:: Data provided

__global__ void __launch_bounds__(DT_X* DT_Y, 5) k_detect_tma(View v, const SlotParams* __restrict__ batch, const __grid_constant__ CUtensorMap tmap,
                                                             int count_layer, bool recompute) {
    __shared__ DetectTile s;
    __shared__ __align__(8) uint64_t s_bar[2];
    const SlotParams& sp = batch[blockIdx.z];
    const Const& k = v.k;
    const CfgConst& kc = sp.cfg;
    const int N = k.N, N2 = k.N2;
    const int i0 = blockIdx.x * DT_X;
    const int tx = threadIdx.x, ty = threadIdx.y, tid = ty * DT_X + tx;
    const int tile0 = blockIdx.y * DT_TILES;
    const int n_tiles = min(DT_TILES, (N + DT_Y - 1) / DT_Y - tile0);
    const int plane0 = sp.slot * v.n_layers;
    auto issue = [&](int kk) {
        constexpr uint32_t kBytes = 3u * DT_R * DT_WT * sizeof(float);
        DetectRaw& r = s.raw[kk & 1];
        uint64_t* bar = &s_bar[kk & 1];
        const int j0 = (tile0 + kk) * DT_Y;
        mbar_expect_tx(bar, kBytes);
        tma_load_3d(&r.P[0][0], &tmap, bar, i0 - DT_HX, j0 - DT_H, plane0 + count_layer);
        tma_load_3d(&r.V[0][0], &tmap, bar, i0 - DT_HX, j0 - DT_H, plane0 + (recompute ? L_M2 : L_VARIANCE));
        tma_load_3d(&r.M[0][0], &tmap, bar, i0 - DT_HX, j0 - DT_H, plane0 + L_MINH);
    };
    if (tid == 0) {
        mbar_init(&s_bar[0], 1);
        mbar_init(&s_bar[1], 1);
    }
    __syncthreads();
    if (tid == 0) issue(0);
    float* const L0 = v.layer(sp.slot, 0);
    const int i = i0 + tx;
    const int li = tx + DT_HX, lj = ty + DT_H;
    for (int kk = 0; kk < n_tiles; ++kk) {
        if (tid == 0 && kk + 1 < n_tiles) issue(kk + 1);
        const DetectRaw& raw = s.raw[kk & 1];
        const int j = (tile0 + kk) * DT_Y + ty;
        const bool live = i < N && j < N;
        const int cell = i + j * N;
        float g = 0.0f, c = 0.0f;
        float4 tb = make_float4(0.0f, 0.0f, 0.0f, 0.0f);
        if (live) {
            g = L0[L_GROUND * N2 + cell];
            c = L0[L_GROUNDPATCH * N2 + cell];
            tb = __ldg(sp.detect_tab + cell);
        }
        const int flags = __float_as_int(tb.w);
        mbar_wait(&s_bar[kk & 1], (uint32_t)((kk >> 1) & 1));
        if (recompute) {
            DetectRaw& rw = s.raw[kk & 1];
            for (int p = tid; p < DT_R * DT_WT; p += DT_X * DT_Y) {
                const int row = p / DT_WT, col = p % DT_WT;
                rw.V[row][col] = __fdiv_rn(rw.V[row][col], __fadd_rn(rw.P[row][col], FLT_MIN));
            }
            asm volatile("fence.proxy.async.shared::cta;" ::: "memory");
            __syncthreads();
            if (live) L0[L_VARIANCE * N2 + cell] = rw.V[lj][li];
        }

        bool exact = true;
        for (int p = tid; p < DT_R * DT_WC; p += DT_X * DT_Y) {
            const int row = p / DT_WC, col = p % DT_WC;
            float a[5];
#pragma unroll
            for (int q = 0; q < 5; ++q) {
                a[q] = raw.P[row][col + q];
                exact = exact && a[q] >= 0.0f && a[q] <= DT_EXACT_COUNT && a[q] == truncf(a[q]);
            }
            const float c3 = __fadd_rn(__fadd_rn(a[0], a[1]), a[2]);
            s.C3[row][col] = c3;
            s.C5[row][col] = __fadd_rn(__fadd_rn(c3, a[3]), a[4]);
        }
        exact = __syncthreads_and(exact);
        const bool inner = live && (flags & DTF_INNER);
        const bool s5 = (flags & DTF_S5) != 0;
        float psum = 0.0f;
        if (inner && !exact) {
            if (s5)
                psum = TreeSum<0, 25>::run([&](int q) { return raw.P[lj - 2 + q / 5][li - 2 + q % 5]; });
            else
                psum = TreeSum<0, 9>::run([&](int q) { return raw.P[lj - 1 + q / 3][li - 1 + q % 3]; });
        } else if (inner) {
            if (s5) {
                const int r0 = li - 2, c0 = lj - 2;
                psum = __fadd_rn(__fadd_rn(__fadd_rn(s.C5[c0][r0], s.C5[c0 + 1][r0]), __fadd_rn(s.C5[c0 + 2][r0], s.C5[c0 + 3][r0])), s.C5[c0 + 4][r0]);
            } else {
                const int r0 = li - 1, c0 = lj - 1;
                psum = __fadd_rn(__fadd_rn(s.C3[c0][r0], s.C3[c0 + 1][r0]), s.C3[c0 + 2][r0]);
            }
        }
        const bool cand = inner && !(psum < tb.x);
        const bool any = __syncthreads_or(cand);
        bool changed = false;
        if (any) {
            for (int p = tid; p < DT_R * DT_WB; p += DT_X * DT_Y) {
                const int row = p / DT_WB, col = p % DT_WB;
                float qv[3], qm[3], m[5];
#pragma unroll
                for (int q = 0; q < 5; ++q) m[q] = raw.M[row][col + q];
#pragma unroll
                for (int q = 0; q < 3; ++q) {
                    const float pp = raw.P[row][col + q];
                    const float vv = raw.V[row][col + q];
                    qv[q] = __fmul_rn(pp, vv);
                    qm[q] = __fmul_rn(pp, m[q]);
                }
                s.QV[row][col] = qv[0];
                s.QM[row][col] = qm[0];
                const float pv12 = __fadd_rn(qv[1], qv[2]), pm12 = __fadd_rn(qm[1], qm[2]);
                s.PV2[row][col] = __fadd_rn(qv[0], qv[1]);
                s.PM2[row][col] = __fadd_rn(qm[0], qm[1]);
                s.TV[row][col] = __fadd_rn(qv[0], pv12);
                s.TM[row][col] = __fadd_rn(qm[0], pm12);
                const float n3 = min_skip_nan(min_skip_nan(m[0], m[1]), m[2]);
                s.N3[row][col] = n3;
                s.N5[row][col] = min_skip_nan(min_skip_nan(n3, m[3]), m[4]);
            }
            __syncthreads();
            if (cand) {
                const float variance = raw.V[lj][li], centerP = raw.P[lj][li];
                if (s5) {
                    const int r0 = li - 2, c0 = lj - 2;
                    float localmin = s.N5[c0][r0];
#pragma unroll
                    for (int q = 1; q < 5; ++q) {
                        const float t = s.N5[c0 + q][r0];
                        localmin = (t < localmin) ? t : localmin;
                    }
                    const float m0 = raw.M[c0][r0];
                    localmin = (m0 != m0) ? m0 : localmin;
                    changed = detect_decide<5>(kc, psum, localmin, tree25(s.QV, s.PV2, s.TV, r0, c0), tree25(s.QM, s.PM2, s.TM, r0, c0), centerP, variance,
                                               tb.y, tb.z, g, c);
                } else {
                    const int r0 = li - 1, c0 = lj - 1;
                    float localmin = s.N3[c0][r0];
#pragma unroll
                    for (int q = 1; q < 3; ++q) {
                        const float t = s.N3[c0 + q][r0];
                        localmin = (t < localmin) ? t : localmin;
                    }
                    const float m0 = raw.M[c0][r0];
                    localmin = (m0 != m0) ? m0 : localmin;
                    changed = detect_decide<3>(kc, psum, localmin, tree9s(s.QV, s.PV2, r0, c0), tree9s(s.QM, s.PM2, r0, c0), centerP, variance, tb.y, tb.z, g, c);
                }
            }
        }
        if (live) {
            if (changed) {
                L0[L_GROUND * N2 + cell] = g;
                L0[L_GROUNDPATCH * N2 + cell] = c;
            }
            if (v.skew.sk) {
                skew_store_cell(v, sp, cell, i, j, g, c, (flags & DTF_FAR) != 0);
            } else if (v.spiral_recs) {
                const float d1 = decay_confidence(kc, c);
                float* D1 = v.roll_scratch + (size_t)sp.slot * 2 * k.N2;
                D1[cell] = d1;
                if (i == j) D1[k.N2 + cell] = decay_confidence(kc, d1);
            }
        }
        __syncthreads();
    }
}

::::
:: Data provided

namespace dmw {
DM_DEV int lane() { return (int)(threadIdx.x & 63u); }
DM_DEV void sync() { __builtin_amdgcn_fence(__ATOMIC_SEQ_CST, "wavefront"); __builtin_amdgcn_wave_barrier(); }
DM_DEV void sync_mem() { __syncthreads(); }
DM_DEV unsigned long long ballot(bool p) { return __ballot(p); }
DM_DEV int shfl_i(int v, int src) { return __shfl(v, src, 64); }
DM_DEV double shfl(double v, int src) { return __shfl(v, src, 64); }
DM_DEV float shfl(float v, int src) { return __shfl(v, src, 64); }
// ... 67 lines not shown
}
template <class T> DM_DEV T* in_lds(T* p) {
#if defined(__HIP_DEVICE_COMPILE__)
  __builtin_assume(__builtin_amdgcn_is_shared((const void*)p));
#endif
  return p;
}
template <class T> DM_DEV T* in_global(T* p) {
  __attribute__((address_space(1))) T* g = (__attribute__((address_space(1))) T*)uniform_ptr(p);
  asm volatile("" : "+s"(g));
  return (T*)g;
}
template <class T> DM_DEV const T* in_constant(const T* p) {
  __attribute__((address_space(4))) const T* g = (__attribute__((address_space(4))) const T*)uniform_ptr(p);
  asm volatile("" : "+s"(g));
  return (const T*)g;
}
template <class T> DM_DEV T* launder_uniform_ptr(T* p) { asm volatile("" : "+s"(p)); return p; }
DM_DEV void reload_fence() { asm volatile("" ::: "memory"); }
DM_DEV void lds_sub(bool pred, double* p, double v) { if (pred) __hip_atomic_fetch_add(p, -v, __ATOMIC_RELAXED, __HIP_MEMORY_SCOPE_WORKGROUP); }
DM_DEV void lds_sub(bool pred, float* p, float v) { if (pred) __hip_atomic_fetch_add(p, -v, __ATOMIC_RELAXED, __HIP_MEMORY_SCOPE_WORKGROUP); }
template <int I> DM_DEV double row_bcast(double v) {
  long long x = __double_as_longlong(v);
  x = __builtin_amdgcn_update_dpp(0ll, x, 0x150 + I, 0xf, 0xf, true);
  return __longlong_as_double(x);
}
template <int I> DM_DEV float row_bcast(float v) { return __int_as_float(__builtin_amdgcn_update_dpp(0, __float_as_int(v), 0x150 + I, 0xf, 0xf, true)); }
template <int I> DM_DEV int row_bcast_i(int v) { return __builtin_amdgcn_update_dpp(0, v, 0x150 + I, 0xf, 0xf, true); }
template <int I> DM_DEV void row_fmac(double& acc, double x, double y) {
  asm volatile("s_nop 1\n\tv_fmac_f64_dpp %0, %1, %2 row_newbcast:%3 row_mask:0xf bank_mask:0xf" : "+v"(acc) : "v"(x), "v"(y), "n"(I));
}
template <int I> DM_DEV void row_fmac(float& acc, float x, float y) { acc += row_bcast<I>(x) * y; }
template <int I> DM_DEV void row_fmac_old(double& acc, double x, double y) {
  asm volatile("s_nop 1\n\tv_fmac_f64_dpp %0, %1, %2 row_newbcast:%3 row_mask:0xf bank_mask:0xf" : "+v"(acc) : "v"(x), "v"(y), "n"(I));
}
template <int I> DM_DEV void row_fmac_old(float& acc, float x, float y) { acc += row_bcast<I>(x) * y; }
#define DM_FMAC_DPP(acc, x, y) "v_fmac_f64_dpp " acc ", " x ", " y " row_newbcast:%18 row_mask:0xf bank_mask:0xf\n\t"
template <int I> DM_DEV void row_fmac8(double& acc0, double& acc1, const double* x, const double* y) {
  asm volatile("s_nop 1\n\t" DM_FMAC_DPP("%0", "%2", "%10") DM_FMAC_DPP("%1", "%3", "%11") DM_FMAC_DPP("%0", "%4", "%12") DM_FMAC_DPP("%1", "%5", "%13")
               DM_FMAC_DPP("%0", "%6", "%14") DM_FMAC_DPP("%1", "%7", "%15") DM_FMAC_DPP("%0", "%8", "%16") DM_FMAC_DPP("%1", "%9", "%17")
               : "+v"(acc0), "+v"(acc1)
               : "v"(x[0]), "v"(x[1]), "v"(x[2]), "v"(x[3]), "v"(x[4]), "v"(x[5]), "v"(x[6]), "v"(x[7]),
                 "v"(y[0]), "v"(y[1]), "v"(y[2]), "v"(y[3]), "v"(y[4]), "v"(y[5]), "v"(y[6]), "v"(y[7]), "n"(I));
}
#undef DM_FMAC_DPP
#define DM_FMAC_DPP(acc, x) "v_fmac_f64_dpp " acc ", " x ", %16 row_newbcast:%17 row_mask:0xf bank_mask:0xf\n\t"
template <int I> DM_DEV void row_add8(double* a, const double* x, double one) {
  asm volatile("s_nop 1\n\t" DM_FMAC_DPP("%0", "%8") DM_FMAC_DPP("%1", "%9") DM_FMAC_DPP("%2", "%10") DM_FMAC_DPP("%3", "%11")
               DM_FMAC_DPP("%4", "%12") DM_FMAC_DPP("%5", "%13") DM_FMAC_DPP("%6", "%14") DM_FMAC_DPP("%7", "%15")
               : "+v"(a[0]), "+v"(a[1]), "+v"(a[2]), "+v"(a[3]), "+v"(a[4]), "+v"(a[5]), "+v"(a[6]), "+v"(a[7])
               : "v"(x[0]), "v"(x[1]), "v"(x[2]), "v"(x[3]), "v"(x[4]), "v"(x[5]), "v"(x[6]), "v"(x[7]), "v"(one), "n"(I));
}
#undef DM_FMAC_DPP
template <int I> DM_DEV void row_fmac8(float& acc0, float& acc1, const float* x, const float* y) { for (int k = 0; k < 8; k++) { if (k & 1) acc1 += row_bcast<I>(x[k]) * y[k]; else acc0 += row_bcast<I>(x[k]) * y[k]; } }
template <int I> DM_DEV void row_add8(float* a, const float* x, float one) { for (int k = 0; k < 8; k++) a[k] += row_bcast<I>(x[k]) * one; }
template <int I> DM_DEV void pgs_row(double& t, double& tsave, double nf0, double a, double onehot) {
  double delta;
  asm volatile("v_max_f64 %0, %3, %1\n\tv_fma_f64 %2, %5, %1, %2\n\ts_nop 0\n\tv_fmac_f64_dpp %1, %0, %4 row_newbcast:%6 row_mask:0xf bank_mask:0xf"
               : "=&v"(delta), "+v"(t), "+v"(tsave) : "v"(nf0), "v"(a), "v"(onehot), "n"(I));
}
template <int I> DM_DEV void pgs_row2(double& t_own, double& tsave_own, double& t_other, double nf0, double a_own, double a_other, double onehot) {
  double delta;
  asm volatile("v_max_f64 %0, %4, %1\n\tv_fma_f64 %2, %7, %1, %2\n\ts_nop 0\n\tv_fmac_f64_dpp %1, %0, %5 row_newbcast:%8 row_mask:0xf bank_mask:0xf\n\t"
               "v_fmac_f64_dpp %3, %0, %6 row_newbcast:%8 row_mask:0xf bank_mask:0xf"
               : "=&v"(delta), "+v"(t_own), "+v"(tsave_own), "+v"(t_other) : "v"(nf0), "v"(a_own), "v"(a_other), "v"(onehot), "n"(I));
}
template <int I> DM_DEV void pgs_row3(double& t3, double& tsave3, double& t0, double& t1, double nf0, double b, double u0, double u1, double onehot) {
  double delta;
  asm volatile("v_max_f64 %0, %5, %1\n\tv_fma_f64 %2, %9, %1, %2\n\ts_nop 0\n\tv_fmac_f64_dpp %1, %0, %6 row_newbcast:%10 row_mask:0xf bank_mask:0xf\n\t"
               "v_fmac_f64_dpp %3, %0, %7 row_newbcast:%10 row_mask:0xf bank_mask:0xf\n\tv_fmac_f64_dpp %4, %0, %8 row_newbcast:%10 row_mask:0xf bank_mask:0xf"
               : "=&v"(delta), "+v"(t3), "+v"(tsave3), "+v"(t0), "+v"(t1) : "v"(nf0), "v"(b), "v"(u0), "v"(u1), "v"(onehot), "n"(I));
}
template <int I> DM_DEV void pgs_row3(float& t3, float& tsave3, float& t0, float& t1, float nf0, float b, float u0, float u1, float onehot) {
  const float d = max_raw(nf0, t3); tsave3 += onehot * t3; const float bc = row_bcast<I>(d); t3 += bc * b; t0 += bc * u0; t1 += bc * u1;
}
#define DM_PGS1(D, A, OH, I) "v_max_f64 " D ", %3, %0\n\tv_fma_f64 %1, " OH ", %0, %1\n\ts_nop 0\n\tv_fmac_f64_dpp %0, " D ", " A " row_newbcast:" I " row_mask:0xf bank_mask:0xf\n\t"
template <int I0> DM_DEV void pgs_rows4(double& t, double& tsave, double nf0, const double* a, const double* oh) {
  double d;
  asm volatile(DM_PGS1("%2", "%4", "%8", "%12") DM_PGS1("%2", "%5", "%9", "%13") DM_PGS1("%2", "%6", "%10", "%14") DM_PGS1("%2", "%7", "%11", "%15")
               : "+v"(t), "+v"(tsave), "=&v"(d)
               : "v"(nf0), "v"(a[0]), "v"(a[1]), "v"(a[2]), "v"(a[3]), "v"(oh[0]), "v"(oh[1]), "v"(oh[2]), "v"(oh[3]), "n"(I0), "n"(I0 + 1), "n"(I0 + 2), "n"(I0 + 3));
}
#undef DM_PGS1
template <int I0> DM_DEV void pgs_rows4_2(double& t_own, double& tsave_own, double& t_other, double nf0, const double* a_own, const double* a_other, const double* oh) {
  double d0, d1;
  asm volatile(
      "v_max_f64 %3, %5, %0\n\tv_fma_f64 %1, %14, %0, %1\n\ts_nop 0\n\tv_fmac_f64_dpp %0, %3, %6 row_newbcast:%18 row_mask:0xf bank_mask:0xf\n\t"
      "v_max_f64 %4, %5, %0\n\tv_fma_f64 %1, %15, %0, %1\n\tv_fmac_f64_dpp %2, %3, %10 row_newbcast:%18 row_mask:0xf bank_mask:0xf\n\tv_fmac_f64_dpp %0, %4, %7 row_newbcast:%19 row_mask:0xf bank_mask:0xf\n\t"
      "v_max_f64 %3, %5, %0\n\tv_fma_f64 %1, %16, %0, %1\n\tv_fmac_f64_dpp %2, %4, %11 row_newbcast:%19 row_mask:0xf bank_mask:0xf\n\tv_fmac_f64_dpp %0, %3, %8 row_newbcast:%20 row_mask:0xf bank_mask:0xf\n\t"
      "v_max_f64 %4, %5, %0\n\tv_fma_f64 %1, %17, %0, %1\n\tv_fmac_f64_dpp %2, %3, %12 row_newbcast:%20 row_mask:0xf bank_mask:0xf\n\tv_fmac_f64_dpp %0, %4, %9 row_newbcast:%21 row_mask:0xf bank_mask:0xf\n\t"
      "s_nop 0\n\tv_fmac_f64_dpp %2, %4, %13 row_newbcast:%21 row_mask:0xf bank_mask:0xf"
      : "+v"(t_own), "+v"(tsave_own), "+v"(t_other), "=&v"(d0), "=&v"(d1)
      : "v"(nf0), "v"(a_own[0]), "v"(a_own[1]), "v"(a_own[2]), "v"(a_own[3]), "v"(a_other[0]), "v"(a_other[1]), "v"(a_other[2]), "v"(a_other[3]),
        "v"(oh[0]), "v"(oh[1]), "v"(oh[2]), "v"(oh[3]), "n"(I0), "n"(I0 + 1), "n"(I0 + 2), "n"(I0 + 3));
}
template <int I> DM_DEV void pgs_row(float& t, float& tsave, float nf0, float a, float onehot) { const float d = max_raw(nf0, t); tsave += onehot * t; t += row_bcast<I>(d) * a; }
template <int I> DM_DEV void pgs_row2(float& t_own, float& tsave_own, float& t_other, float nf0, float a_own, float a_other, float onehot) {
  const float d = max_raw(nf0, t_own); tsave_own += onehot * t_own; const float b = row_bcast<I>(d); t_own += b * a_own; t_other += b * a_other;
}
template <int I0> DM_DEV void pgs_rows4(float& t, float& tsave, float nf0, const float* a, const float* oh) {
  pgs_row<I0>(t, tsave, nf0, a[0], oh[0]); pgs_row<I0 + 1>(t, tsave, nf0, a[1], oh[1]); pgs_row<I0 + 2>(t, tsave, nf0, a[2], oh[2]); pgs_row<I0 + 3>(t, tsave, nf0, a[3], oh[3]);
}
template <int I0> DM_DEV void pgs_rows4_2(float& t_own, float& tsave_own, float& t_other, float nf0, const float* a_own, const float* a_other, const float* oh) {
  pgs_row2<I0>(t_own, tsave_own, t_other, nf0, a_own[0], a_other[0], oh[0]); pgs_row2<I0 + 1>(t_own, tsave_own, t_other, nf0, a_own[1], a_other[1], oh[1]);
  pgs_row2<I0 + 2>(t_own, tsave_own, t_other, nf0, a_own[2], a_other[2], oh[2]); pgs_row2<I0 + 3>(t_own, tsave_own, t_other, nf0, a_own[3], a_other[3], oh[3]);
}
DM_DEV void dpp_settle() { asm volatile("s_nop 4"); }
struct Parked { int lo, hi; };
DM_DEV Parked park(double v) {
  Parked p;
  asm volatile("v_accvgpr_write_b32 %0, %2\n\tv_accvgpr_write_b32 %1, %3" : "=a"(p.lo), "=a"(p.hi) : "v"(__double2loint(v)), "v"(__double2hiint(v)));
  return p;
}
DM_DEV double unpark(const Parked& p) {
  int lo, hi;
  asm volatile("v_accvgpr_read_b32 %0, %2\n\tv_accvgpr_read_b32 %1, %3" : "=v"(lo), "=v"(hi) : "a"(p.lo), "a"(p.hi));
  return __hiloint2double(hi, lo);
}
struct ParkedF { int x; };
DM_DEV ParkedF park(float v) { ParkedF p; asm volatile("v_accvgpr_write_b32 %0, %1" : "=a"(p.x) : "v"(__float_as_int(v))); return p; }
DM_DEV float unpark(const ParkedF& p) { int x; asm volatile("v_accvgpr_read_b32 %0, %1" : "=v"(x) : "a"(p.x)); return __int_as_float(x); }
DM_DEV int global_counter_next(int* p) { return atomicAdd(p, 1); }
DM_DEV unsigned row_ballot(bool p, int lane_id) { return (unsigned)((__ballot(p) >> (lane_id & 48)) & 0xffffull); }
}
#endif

::::

Once you find the line with "DT_Y, 5) k_detect_tma(View" in the entries above, output it and each line after it up to and including the line with "const SlotParams& sp = batch[blockIdx.z];", and nothing else.

__global__ void __launch_bounds__(DT_X* DT_Y, 5) k_detect_tma(View v, const SlotParams* __restrict__ batch, const __grid_constant__ CUtensorMap tmap,
                                                             int count_layer, bool recompute) {
    __shared__ DetectTile s;
    __shared__ __align__(8) uint64_t s_bar[2];
    const SlotParams& sp = batch[blockIdx.z];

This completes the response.